Was ist Terrorismus?

Das Wort „Terrorismus“ setzt sich aus zwei Teilen zusammen: dem lateinischen Begriff „terror“, der „Angst“ oder „Schrecken“ bedeutet, und der Endung „-ismus“, die aus einem Wort ein System oder eine Einstellung macht, wie etwa in Kapitalismus oder Liberalismus, eigentlich aber eher für „Theorie“ oder „Ideologie“ steht, wie man es zum Beispiel in „Buddhismus“ oder „Zionismus“ sehen kann.

Hobbes nannte im 17. Jahrhundert Terror noch eine legitime Aktion eines Staates. Dieser hatte das Gewaltmonopol übertragen bekommen, damit die Menschen sich nicht gegenseitig umbringen, und brachte die Bürger mittels des Terrors der gerechten (oder gesetzlichen) Strafe unter Kontrolle. Relevant wurde das Wort als „terreur“ dann wieder vor und während der Französischen Revolution, da sowohl dem König, als auch später den Jakobinern unter Robespierre (wohl beiden zu Recht) eine Schreckensherrschaft vorgeworfen wurde.

Anders verhält es sich mit dem Wort „Terrorismus“, das relativ neuen Ursprungs ist. Der Sicherheitsrat der Vereinten Nationen definiert „Terrorismus“ in der Resolution 1566 von 2004 wie folgt: „Akte des Terrorismus [behindern] den Genuss der Menschenrechte ernsthaft […] und [bedrohen] die soziale und wirtschaftliche Entwicklung aller Staaten […] und [untergraben] weltweit Stabilität und Wohlstand“ (http://www.un.org/depts/german/sr/sr_04-05/sr1566.pdf). Ferner erinnert er an gleicher Stelle daran, „dass Straftaten, namentlich auch gegen Zivilpersonen, die mit der Absicht begangen werden, den Tod oder schwere Körperverletzungen zu verursachen, oder Geiselnahmen, die mit dem Ziel begangen werden, die ganze Bevölkerung, eine Gruppe von Personen oder einzelne Personen in Angst und Schrecken zu versetzen, eine Bevölkerung einzuschüchtern oder eine Regierung oder eine internationale Organisation zu einem Tun oder Unterlassen zu nötigen, welche Straftaten im Sinne und entsprechend den Begriffsbestimmungen der internationalen Übereinkommen und Protokolle betreffend den Terrorismus darstellen, unter keinen Umständen gerechtfertigt werden können, indem politische, philosophische, weltanschauliche, rassische, ethnische, religiöse oder sonstige Erwägungen ähnlicher Art angeführt werden, und fordert alle Staaten auf, solche Straftaten zu verhindern und, wenn sie nicht verhindert werden können, sicherzustellen, dass für solche Straftaten Strafen verhängt werden, die der Schwere der Tat entsprechen“ (ebd.).

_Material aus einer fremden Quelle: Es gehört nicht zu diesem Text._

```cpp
hipError_t aux_scale_convert(int dtype, const double* src, void* dst, size_t n, size_t frames, const double* target,
                             double* sums, hipStream_t s, bool want_sums) {
    if (target || want_sums) frame_sums<double>(src, n, frames, sums, s);
    const unsigned g = blocks_for(n * frames, 256);
    if (dtype == DT_F32) k_scale_convert<float><<<g, 256, 0, s>>>(src, (float*)dst, n, frames, target, sums);
    else k_scale_convert<double><<<g, 256, 0, s>>>(src, (double*)dst, n, frames, target, sums);
    return hipGetLastError();
}

template <typename T>
__global__ void k_any_negative(const T* __restrict__ x, size_t n, int* __restrict__ flag) {
    bool neg = false;
    for (size_t i = (size_t)blockIdx.x * blockDim.x + threadIdx.x; i < n; i += (size_t)gridDim.x * blockDim.x) neg = neg || x[i] < (T)0;
    if (__any(neg) && (threadIdx.x & 63) == 0) atomicOr(flag, 1);
}
hipError_t aux_any_negative(int dtype, const void* src, size_t n, int* flag, hipStream_t s) {
    hipError_t e = hipMemsetAsync(flag, 0, sizeof(int), s);
    if (e != hipSuccess || n == 0) return e;
    const unsigned g = blocks_for(n, 256);
    if (dtype == DT_F32) k_any_negative<float><<<g, 256, 0, s>>>((const float*)src, n, flag);
// ... 74 lines not shown
```

rescan_line_sted_amd/csrc/aux_kernels.hpp:

```cpp
#pragma once
#include "fft_core.hpp"

#include <cstddef>

#if defined(__HIPCC__) || defined(__HIP_PLATFORM_AMD__)
#include <hip/hip_runtime.h>
#include "kernel_table.hpp"
#endif

namespace rl {

template <typename T>
RL_HD T box_norm_pixel(const double* __restrict__ integ, int V, int py, int px, int ny, int nx, int i, int j) {
    const int cy = (py - 1) / 2, cx = (px - 1) / 2;
    const int a0 = i + cy - ny + 1 > 0 ? i + cy - ny + 1 : 0, a1 = (i + cy < py - 1 ? i + cy : py - 1) + 1;
    const int b0 = j + cx - nx + 1 > 0 ? j + cx - nx + 1 : 0, b1 = (j + cx < px - 1 ? j + cx : px - 1) + 1;
    double acc = 0.0;
    if (a1 > a0 && b1 > b0) {
        for (int v = 0; v < V; ++v) {
            const double* I = integ + (size_t)v * (py + 1) * (px + 1);
            const double s = (I[(size_t)a1 * (px + 1) + b1] - I[(size_t)a0 * (px + 1) + b1]) - (I[(size_t)a1 * (px + 1) + b0] - I[(size_t)a0 * (px + 1) + b0]);
            acc += s > 0.0 ? s : 0.0;
        }
    }
    return (T)acc;
}

#if defined(__HIPCC__) || defined(__HIP_PLATFORM_AMD__)
hipError_t aux_fill(int dtype, void* p, size_t n, double value, hipStream_t s);
hipError_t aux_psf_spectrum(int dtype, const double* psf_dev, const void* wx_dev, const void* wy_dev, void* s1_dev,
                            void* out, int n_psf, int py, int px, int ly, int lx, int kx, int pitch, int transposed,
                            hipStream_t s);
size_t aux_poisson_workspace_bytes(size_t total_pixels);
hipError_t aux_poisson(int dtype, const void* noiseless, void* noisy, unsigned n_pix, unsigned n_img, unsigned image0,
                       unsigned long long seed, int rng_kind, void* list_ws, hipStream_t s,
                       const unsigned long long* frame_seeds = nullptr, const unsigned* frame_ids = nullptr, unsigned V = 1,
                       const unsigned* rate_frame = nullptr);
constexpr size_t kSumChunks = 64;
inline size_t aux_sums_elems(size_t frames) { return frames * (1 + kSumChunks); }
hipError_t aux_scale_convert(int dtype, const double* src, void* dst, size_t n, size_t frames, const double* target,
                             double* sums, hipStream_t s, bool want_sums = false);
hipError_t aux_any_negative(int dtype, const void* src, size_t n, int* flag, hipStream_t s);
hipError_t aux_image_sums(int dtype, const void* src, size_t n, size_t frames, double* sums, hipStream_t s);
hipError_t aux_scale_convert_indexed(int dtype, const double* src, const unsigned* idx, size_t n_unique, void* dst, size_t n, size_t frames,
                                     const double* target, double* sums, hipStream_t s);
hipError_t aux_to_f64(int dtype, const void* src, double* dst, size_t total, hipStream_t s);
hipError_t aux_cast(int dtype_src, const void* src, int dtype_dst, void* dst, size_t total, hipStream_t s);
hipError_t aux_gather_images(int dtype, const void* src, void* dst, const unsigned* list, size_t n, size_t images, unsigned V, hipStream_t s);
hipError_t aux_split_real(int dtype, const void* z, size_t n, void* re, double* stats, hipStream_t s);
hipError_t aux_box_norm(int dtype, const double* integral_dev, void* out, int V, int py, int px, int ny, int nx, hipStream_t s);
#endif
}
```

rescan_line_sted_amd/csrc/rlsted.cpp:

```cpp
#include "../../include/rlsted.h"

#include <hip/hip_runtime.h>

#include <cmath>
#include <cstdio>
#include <cstdlib>
#include <algorithm>
#include <cstring>
#include <map>
#include <string>
#include <vector>

#include "accel_kernels.hpp"
#include "aux_kernels.hpp"
#include "checkpoint_kernels.hpp"
#include "conv_kernels.hpp"
#include "kernel_table.hpp"
#include "object_classes.hpp"
#include "ctx.hpp"
#include "sep_kernels.hpp"
#include "sep_taps.hpp"
#include "stop_kernels.hpp"
#include "tv_kernels.hpp"

// ... 22 lines not shown

const KernelTable* table_for(int L) {
    switch (L) {
        case 64: return table_64();
        case 192: return table_192();
        case 256: return table_256();
        case 576: return table_576();
        case 1152: return table_1152();
        case 2304: return table_2304();
        case 4608: return table_4608();
    }
    return nullptr;
}
const int kLengths[] = {64, 192, 256, 576, 1152, 2304, 4608};

size_t esize(int dtype) { return dtype == RL_F32 ? 4 : 8; }

constexpr int kMaxLanes = 4;

struct PlanOptions {
    bool chunk_mb_set = false;
    double chunk_mb = 0;
    int lanes = 2;
    bool inplace = true;
    int col_order = 4;
    bool pair = false;
    double pair_max_ratio = 4.0;
    bool sub_one = false;
    int fuse_views = -1;
    bool col_split = true;
    bool real_psf = true;
    bool ones_shortcut = true;
    bool share_objects = true;
    int sep = 1;
    int sep_one = 1;
    int direct = 1;
    bool q_exp_est_set = false, q_exp_ratio_set = false;
    int q_exp_est = 14, q_exp_ratio = 14;
};

PlanOptions plan_options(int dtype, int n_psf) {
    PlanOptions o;
    auto flag = [](const char* name, bool unset) {
        const char* s = getenv(name);
        return s ? atoi(s) != 0 : unset;
    };
    auto number = [](const char* name, int unset, bool* set = nullptr) {
        const char* s = getenv(name);
        if (set) *set = s != nullptr;
        return s ? atoi(s) : unset;
    };
    if (const char* s = getenv("RLSTED_CHUNK_MB")) {
        o.chunk_mb_set = true;
        o.chunk_mb = atof(s);
    }
    o.lanes = std::min(std::max(number("RLSTED_LANES", o.lanes), 1), kMaxLanes);
    o.inplace = flag("RLSTED_INPLACE", o.inplace);
    o.col_order = std::max(number("RLSTED_COL_ORDER", o.col_order), 1);
    o.pair = flag("RLSTED_PAIR", dtype == RL_F32 && n_psf == 1);
    if (const char* s = getenv("RLSTED_PAIR_MAX_RATIO")) o.pair_max_ratio = atof(s);
    o.sub_one = flag("RLSTED_SUB_ONE", dtype == RL_F32 && RL_SPEC_QUANT == 0);
    if (const char* s = getenv("RLSTED_FUSE_VIEWS")) o.fuse_views = atoi(s) != 0 ? 1 : 0;
    o.col_split = flag("RLSTED_COL_SPLIT", o.col_split);
    o.real_psf = flag("RLSTED_REAL_PSF", o.real_psf);
    o.ones_shortcut = flag("RLSTED_ONES_SHORTCUT", o.ones_shortcut);
    o.share_objects = flag("RLSTED_SHARE_OBJECTS", o.share_objects);
    o.sep = number("RLSTED_SEP", o.sep);
    o.sep_one = number("RLSTED_SEP_ONE", o.sep_one);
    o.direct = number("RLSTED_DIRECT", o.direct);
    o.q_exp_est = number("RLSTED_Q_EXP_EST", o.q_exp_est, &o.q_exp_est_set);
    o.q_exp_ratio = number("RLSTED_Q_EXP_RATIO", o.q_exp_ratio, &o.q_exp_ratio_set);
    return o;
}
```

Diese Definition mit Anhang ist ziemlich schwammig, Zyniker würden behaupten, dass auch die Wahl gewisser Parteien bereits einen Akt des Terrorismus darstellen kann. Es kommt also rein auf die „Begriffsbestimmungen der internationalen Übereinkommen und Protokolle betreffend den Terrorismus“ an, wie „Terrorismus“ nun definiert wird.

Ich möchte meine eigene Definition von Terrorismus verwenden und richte mich dabei stark nach den ursprünglichen Bedeutungen des Wortes „Terror“ mit der Endung „-ismus“. Terrorismus bedeutet für mich systematisches Einschüchtern einer größeren Anzahl von Menschen, meist um einer Forderung Ausdruck zu verleihen oder Macht zu demonstrieren. Selbstverständlich ist auch diese Definition sehr grob. Man könnte etwa fragen, wie viele Menschen eine „größere Anzahl“ darstellen, aber ich möchte dies bewusst offen lassen, denn es kommt ganz auf die Situation und die Ziele des oder der Terroristen an.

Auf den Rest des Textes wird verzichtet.